__Task__.
Report the count of lines holding "coattn" in the records, with no other words.

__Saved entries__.
=-=-=-=-=

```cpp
extern "C" int dcn_gemm3(const float* a, int lda, int64_t a_bs, int a_t, const float* b, int ldb, int64_t b_bs, int b_t,
                         float* c, int ldc, int64_t c_bs, const float* row_scale, int64_t rs_bs,
                         int m, int n, int k, int batch, int accumulate, const uint32_t* amax_a, const uint32_t* amax_b, void* stream) {
  DCN_CHECK_ARG(m > 0 && n > 0 && k > 0 && batch > 0, "gemm3: empty problem");
  return gemm3_launch(a, lda, a_bs, a_t, b, ldb, b_bs, b_t, c, ldc, c_bs, row_scale, rs_bs, m, n, k, batch, accumulate, amax_a, amax_b,
                      (hipStream_t)stream, nullptr);
}
```

dcnet_amd/csrc/igemm.h:

```cpp
#pragma once
#include "common.h"

#define IGEMM_MAX_TAPS 16


struct IgemmParams {
  const float* in;
  const float* wt;
  const float* f8;
  const unsigned* amax_a;
  const unsigned* amax_b;
  const void* wt16;
  const float* b_scale;
  unsigned* amax_out;
  float* out;
  const float* scale;
  const float* shift;
  const float* residual;
  float* stats;
  const float* row_scale;
  int batch;
  long long in_bs, wt_bs, out_bs;
  int bmode;
  int kvalid;
// ... 27 lines not shown
int conv3_launch(const IgemmParams& p, int gran, hipStream_t stream);
bool conv3x_takes(const IgemmParams& p, int gran);
int conv3x_launch(const IgemmParams& p, int gran, hipStream_t stream);
int conv3b_bm(int M, int Co, int Wi);
bool conv3b_takes(const IgemmParams& p);
int conv3b_launch(const IgemmParams& p, int out_f32, hipStream_t stream);

bool conv1_applicable(const IgemmParams& p, int precision, int gran);
int conv1_launch(const IgemmParams& p, int gran, hipStream_t stream);
int conv1_tile_of(long long rows, int Co, int ntaps, int Ci, int stats, int gran, int storage16);
int conv1b_grid_m(int M, int Co, int ntaps, int s1_w = 0);
int conv1b_launch(const IgemmParams& p, int out_f32, hipStream_t stream);
int conv1q_grid_m(int M, int Co);
int conv1q_launch(const IgemmParams& p, int out_f32, hipStream_t stream);
bool conv2b_takes(int M, int Co, int ntaps);
int conv2b_launch(const IgemmParams& p, int out_f32, hipStream_t stream);


bool stem_applicable(const IgemmParams& p, const float* scratch);
int stem_launch(const IgemmParams& p, float* scratch, hipStream_t stream);

bool dgrad2_applicable(int n, int h, int wd, int cin, int cout, int ksize, int stride, int accumulate);
struct DcnBnTap { const float* y; const float* mean; const float* invstd; const float* gamma; const float* beta; int act; float slope;
                  float* stats; int stats_rows; };
int nconv1_launch_b16(int mode, const void* x, int ldi, const void* w16, void* y, int ldo, float* stats, int stats_rows,
                      int n, int h, int wd, int stride, hipStream_t stream);
int dgrad2_launch_b16(const void* dy, int lddy, const void* wt16, void* dx, int n, int h, int wd, int cin, int accumulate, hipStream_t stream);
int dgrad2_grid(int n, int h, int wd, int cin);
int dgrad2_launch(const float* dy, int lddy, const float* wt, float* dx, int n, int h, int wd, int cin, int accumulate,
                  const uint32_t* amax_dy, const uint32_t* amax_w, const DcnBnTap* tap, hipStream_t stream);
bool gemm3_applicable(int M, int N, int K, int batch);
int gemm3_presplit(const float* src, int ld, long long bs, float* dst, int ldd, long long bsd, int batch, int rows, int c,
                   const unsigned* amax, hipStream_t stream);
int gemm3_launch(const float* A, int lda, long long a_bs, int at, const float* B, int ldb, long long b_bs, int bt,
                 float* C, int ldc, long long c_bs, const float* row_scale, long long rs_bs,
                 int M, int N, int K, int batch, int accumulate, const unsigned* amax_a, const unsigned* amax_b, hipStream_t stream,
                 unsigned* amax_out = nullptr);
int igemm_precision();
extern int g_abl;
extern int g_wsplit;
struct DcnPreAct { const float* scale; const float* shift; int act; float slope; };
bool nconv1_applicable(int mode, int n, int h, int wd, int cin, int cout, int ksize, int stride);
int nconv1_launch(int mode, const float* x, int ldi, const float* w, float* y, int ldo, float* stats, int stats_rows,
                  int n, int h, int wd, int stride, const uint32_t* amax_x, const uint32_t* amax_w, const DcnPreAct* pre, hipStream_t stream);
```

Before: 87.13 clips/s.

## Fuse softmax exp and row/column sums into co-attention GEMM epilogue

The affinity GEMM epilogue now applies exp(t*a - t), writes E directly in the split f16 pair format, and produces per-tile row and column partial sums. A small kernel turns these into the inverse row and column sums, replacing the separate exp_sums and colsum passes over E. In backward, the dP GEMMs use the pre-scaled gradients, so two presplit passes go away and dA uses a prescaled formula. rowdot_scale also handles four rows per wave to cut the block count. The trade-offs are more register and LDS pressure in the GEMM epilogue and slightly different rounding.

Result: no change. 87.61 clips/s (median of 6 runs) (+0.6%).

```diff
diff --git a/dcnet_amd/csrc/coattn.hip b/dcnet_amd/csrc/coattn.hip
--- a/dcnet_amd/csrc/coattn.hip
+++ b/dcnet_amd/csrc/coattn.hip
@@ -72,11 +72,24 @@
   cinv[(size_t)bb * hw + j] = 1.f / s;
 }
 
+__global__ __launch_bounds__(256) void tile_sums_inv_kernel(const float* __restrict__ rowpart, int tiles_n, const float* __restrict__ colpart,
+                                                            int tiles_m, int b, int hw, int ldE, float* __restrict__ rinv, float* __restrict__ cinv) {
+  const int j = blockIdx.x * 256 + threadIdx.x, bb = blockIdx.y;
+  if (j >= hw) return;
+  const bool col = blockIdx.z != 0;
+  const float* part = col ? colpart : rowpart;
+  const int n = col ? tiles_m : tiles_n, ld = col ? ldE : hw;
+  float s = 0.f;
+  for (int k = 0; k < n; ++k) s += part[((size_t)k * b + bb) * ld + j];
+  (col ? cinv : rinv)[(size_t)bb * hw + j] = 1.f / s;
+}
+
 enum { AM_ONE = 0, AM_DO1, AM_DO2, AM_DO1S, AM_DO2S, AM_DA, AM_DP1, AM_DP2, AM_SLOTS };
 __global__ __launch_bounds__(256) void amax_init_kernel(unsigned* __restrict__ w) {
   for (int i = threadIdx.x; i < AM_SLOTS * DCN_AMAX_WORDS; i += 256) w[i] = i < DCN_AMAX_WORDS ? 0x3F800000u : 0u;
 }
 
+constexpr int ROWDOT_RPW = 4;
 __global__ __launch_bounds__(256) void rowdot_scale_kernel(const float* __restrict__ d, int ldd, int64_t bsd,
                                                            const float* __restrict__ o, int ldo, int64_t bso, int hw,
                                                            const float* __restrict__ inv, int64_t rows, int c,
@@ -84,29 +97,41 @@
                                                            unsigned* __restrict__ amax_d, unsigned* __restrict__ amax_ds) {
   __shared__ float red[4];
   const int lane = threadIdx.x & 63;
-  const int64_t row = (int64_t)blockIdx.x * 4 + (threadIdx.x >> 6);
-  float vmax = 0.f, s = 0.f;
-  if (row < rows) {
+  const int64_t row0 = ((int64_t)blockIdx.x * 4 + (threadIdx.x >> 6)) * ROWDOT_RPW;
+  float vmax = 0.f, vs = 0.f;
+  float acc[ROWDOT_RPW], s[ROWDOT_RPW];
+  const float* dp[ROWDOT_RPW]; const float* op[ROWDOT_RPW];
+#pragma unroll
+  for (int r = 0; r < ROWDOT_RPW; ++r) {
+    const int64_t row = row0 + r < rows ? row0 + r : rows - 1;
     const int64_t bb = row / hw, i = row - bb * hw;
-    s = inv[row];
-    float acc = 0.f;
-    for (int k = lane * 4; k < c; k += 256) {
-      const f32x4 dv = *reinterpret_cast<const f32x4*>(d + bb * bsd + i * ldd + k);
-      const f32x4 ov = *reinterpret_cast<const f32x4*>(o + bb * bso + i * ldo + k);
-      acc += dv[0] * ov[0] + dv[1] * ov[1] + dv[2] * ov[2] + dv[3] * ov[3];
-      *reinterpret_cast<f32x4*>(ds + row * c + k) = dv * s;
-      vmax = fmaxf(fmaxf(vmax, fmaxf(fabsf(dv[0]), fabsf(dv[1]))), fmaxf(fabsf(dv[2]), fabsf(dv[3])));
-    }
-    acc = wave_sum(acc);
-    if (lane == 0) delta[row] = acc;
-  }
-  const float vs = wave_max(vmax * s);
+    dp[r] = d + bb * bsd + i * ldd; op[r] = o + bb * bso + i * ldo;
+    s[r] = inv[row]; acc[r] = 0.f;
+  }
+  for (int k = lane * 4; k < c; k += 256) {
+    f32x4 dv[ROWDOT_RPW], ov[ROWDOT_RPW];
+#pragma unroll
+    for (int r = 0; r < ROWDOT_RPW; ++r) { dv[r] = *reinterpret_cast<const f32x4*>(dp[r] + k); ov[r] = *reinterpret_cast<const f32x4*>(op[r] + k); }
+#pragma unroll
+    for (int r = 0; r < ROWDOT_RPW; ++r) {
+      if (row0 + r >= rows) continue;
+      acc[r] += dv[r][0] * ov[r][0] + dv[r][1] * ov[r][1] + dv[r][2] * ov[r][2] + dv[r][3] * ov[r][3];
+      *reinterpret_cast<f32x4*>(ds + (row0 + r) * c + k) = dv[r] * s[r];
+      const float m = fmaxf(fmaxf(fabsf(dv[r][0]), fabsf(dv[r][1])), fmaxf(fabsf(dv[r][2]), fabsf(dv[r][3])));
+      vmax = fmaxf(vmax, m); vs = fmaxf(vs, m * s[r]);
+    }
+  }
+#pragma unroll
+  for (int r = 0; r < ROWDOT_RPW; ++r) {
+    const float a = wave_sum(acc[r]);
+    if (lane == 0 && row0 + r < rows) delta[row0 + r] = a;
+  }
   amax_update_block(amax_d, vmax, red);
   __syncthreads();
   amax_update_block(amax_ds, vs, red);
 }
 
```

=-=-=-=-=

__Exercise output__.
3